As interest from companies in using DayCent and COMET-Farm for carbon markets grew, concerns about the model's uncertainties were often overlooked, leading to what some described as a "gold rush mentality." In response to the demand, CSU's modeling team founded a company called Soil Metrics, providing commercial access to DayCent. Companies like Nori and Indigo became clients, and in 2021, Indigo acquired Soil Metrics, with one of the CSU researchers, Keith Paustian, becoming a consultant for the company.
Around the same time, the CSU researchers initiated a new project to better quantify the model's uncertainties. However, the team found that the uncertainties were still too significant to determine whether specific changes in farming practices had a positive or negative impact on the climate. The results of this project were never published, and the COMET-Farm interface continues to state that methods for estimating uncertainty are still under development.

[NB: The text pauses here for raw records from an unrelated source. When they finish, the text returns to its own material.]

+__global__ __launch_bounds__(256, 3) void ntt_forward_mx_kernel(Tables t, const uint4* __restrict__ mx, FwdParamsT<L> p) {
+    static_assert(LOAD == LD_EXPAND || LOAD == LD_DIGIT || LOAD == LD_PDIGIT, "unsigned digit loaders only");
+    __shared__ uint64_t sh[kLdsWords];
+    __shared__ __attribute__((aligned(16))) uint8_t panel[2][kMxPanelBytes];
+    const uint32_t tid = threadIdx.x, lane = tid & 63u, wv = tid >> 6, b = blockIdx.x;
+    {
+        const int64_t lane_off = p.lanes.here();
+        lane_shift(p.src, lane_off);
+        lane_shift(p.dst, lane_off);
+    }
+    uint32_t tdim, gi, s, bits;
+    const uint64_t* src;
+    if constexpr (LOAD == LD_EXPAND) {
+        const uint32_t ge = (p.t_e + kMxGroup - 1u) / kMxGroup, go = (p.t_o + kMxGroup - 1u) / kMxGroup, je = p.cnt_e * ge;
+        uint32_t a;
+        if (b < je) {
+            tdim = p.t_e;
+            a = b / ge;
+            gi = b - a * ge;
+            s = a * tdim;
+        } else {
+            tdim = p.t_o;
+            const uint32_t bb = b - je;
+            a = bb / go;
+            gi = bb - a * go;
+            s = p.cnt_e * p.t_e + a * tdim;
+            a += p.cnt_e;
+        }
+        src = p.src + (size_t)a * 2u * kN;
+        bits = get_bits_per(tdim);
+    } else {
+        tdim = p.n_digits;
+        const uint32_t gp = (tdim + kMxGroup - 1u) / kMxGroup;
+        s = b / gp;
+        gi = b - s * gp;
+        bits = p.bits;
+        if constexpr (LOAD == LD_DIGIT) {
+            src = p.src + (size_t)p.src_map(s) * kN;
+        } else {
+            uint32_t sp;
+            if (p.pmode == PM_GSW) {
+                sp = s;
+            } else if (p.pmode == PM_FOLD) {
+                const uint32_t per_t = 4u * p.fold_np, tr = s / per_t, rem = s - tr * per_t;
+                sp = (tr * p.pk_num_per + (rem >> 1)) * 2u + (rem & 1u);
+            } else {
+                sp = s * p.pk_num_per * 2u;
+            }
+            src = p.src + (size_t)sp * kN;
+        }
+    }
+    uint64_t raw[8];
+#pragma unroll
+    for (int r = 0; r < 8; r++) raw[r] = src[ix_a(tid, r)];
+    const MxOperands op = mx_load(mx, wv, lane);
+    const TwTable tb(t.fwd);
+    auto dst_of = [&](uint32_t k) -> uint32_t {
+        if constexpr (LOAD == LD_EXPAND) {
+            return p.dst_map(s + k);
+        } else if constexpr (LOAD == LD_DIGIT) {
+            return p.dst_map(s * tdim + k);
+        } else {
+            if (p.pmode == PM_GSW) return (s >> 1) * (2u * tdim) + 2u * k + (s & 1u);
+            if (p.pmode == PM_FOLD) {
+                const uint32_t per_t = 4u * p.fold_np, tr = s / per_t, rem = s - tr * per_t, ip = rem >> 1, row = rem & 1u;
+                const uint32_t hh = ip / p.fold_np, i = ip - hh * p.fold_np;
+                return ((tr * p.fold_np + i) * 2u + hh) * (2u * tdim) + 2u * k + row;
+            }
+            return s * tdim + k;
+        }
+    };
+    const bool lazy = LOAD == LD_EXPAND || p.lazy_out != 0;
+    const uint32_t k0 = gi * kMxGroup, k1 = min(k0 + kMxGroup, tdim);
+    uint32_t dw[2];
+    mx_digit_words(raw, k0, bits, dw);
+    mx_panel_put(panel[0], tid, dw);
+    for (uint32_t k = k0; k < k1; k++) {
+        const uint32_t pb = (k - k0) & 1u;
+        __syncthreads();
+        const Tw7 wc = tw_load8(tb, 64 + (tid >> 2), 128 + 2 * (tid >> 2), 256 + 4 * (tid >> 2));
+        mx_first_six(panel[pb], op, wv, lane, sh);
+        if (k + 1u < k1) {
+            mx_digit_words(raw, k + 1u, bits, dw);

Adam Chambers, a USDA program officer overseeing DayCent and COMET-Farm, admitted that the uncertainty analysis proved to be more challenging than expected, and they reached the limits of current scientific understanding. Additionally, a confidential draft document shared by Chambers revealed that DayCent's results were not only uncertain but also biased, leading to exaggerated estimates of carbon storage for soils with higher carbon levels. Chambers mentioned that it could take years to understand and correct this bias.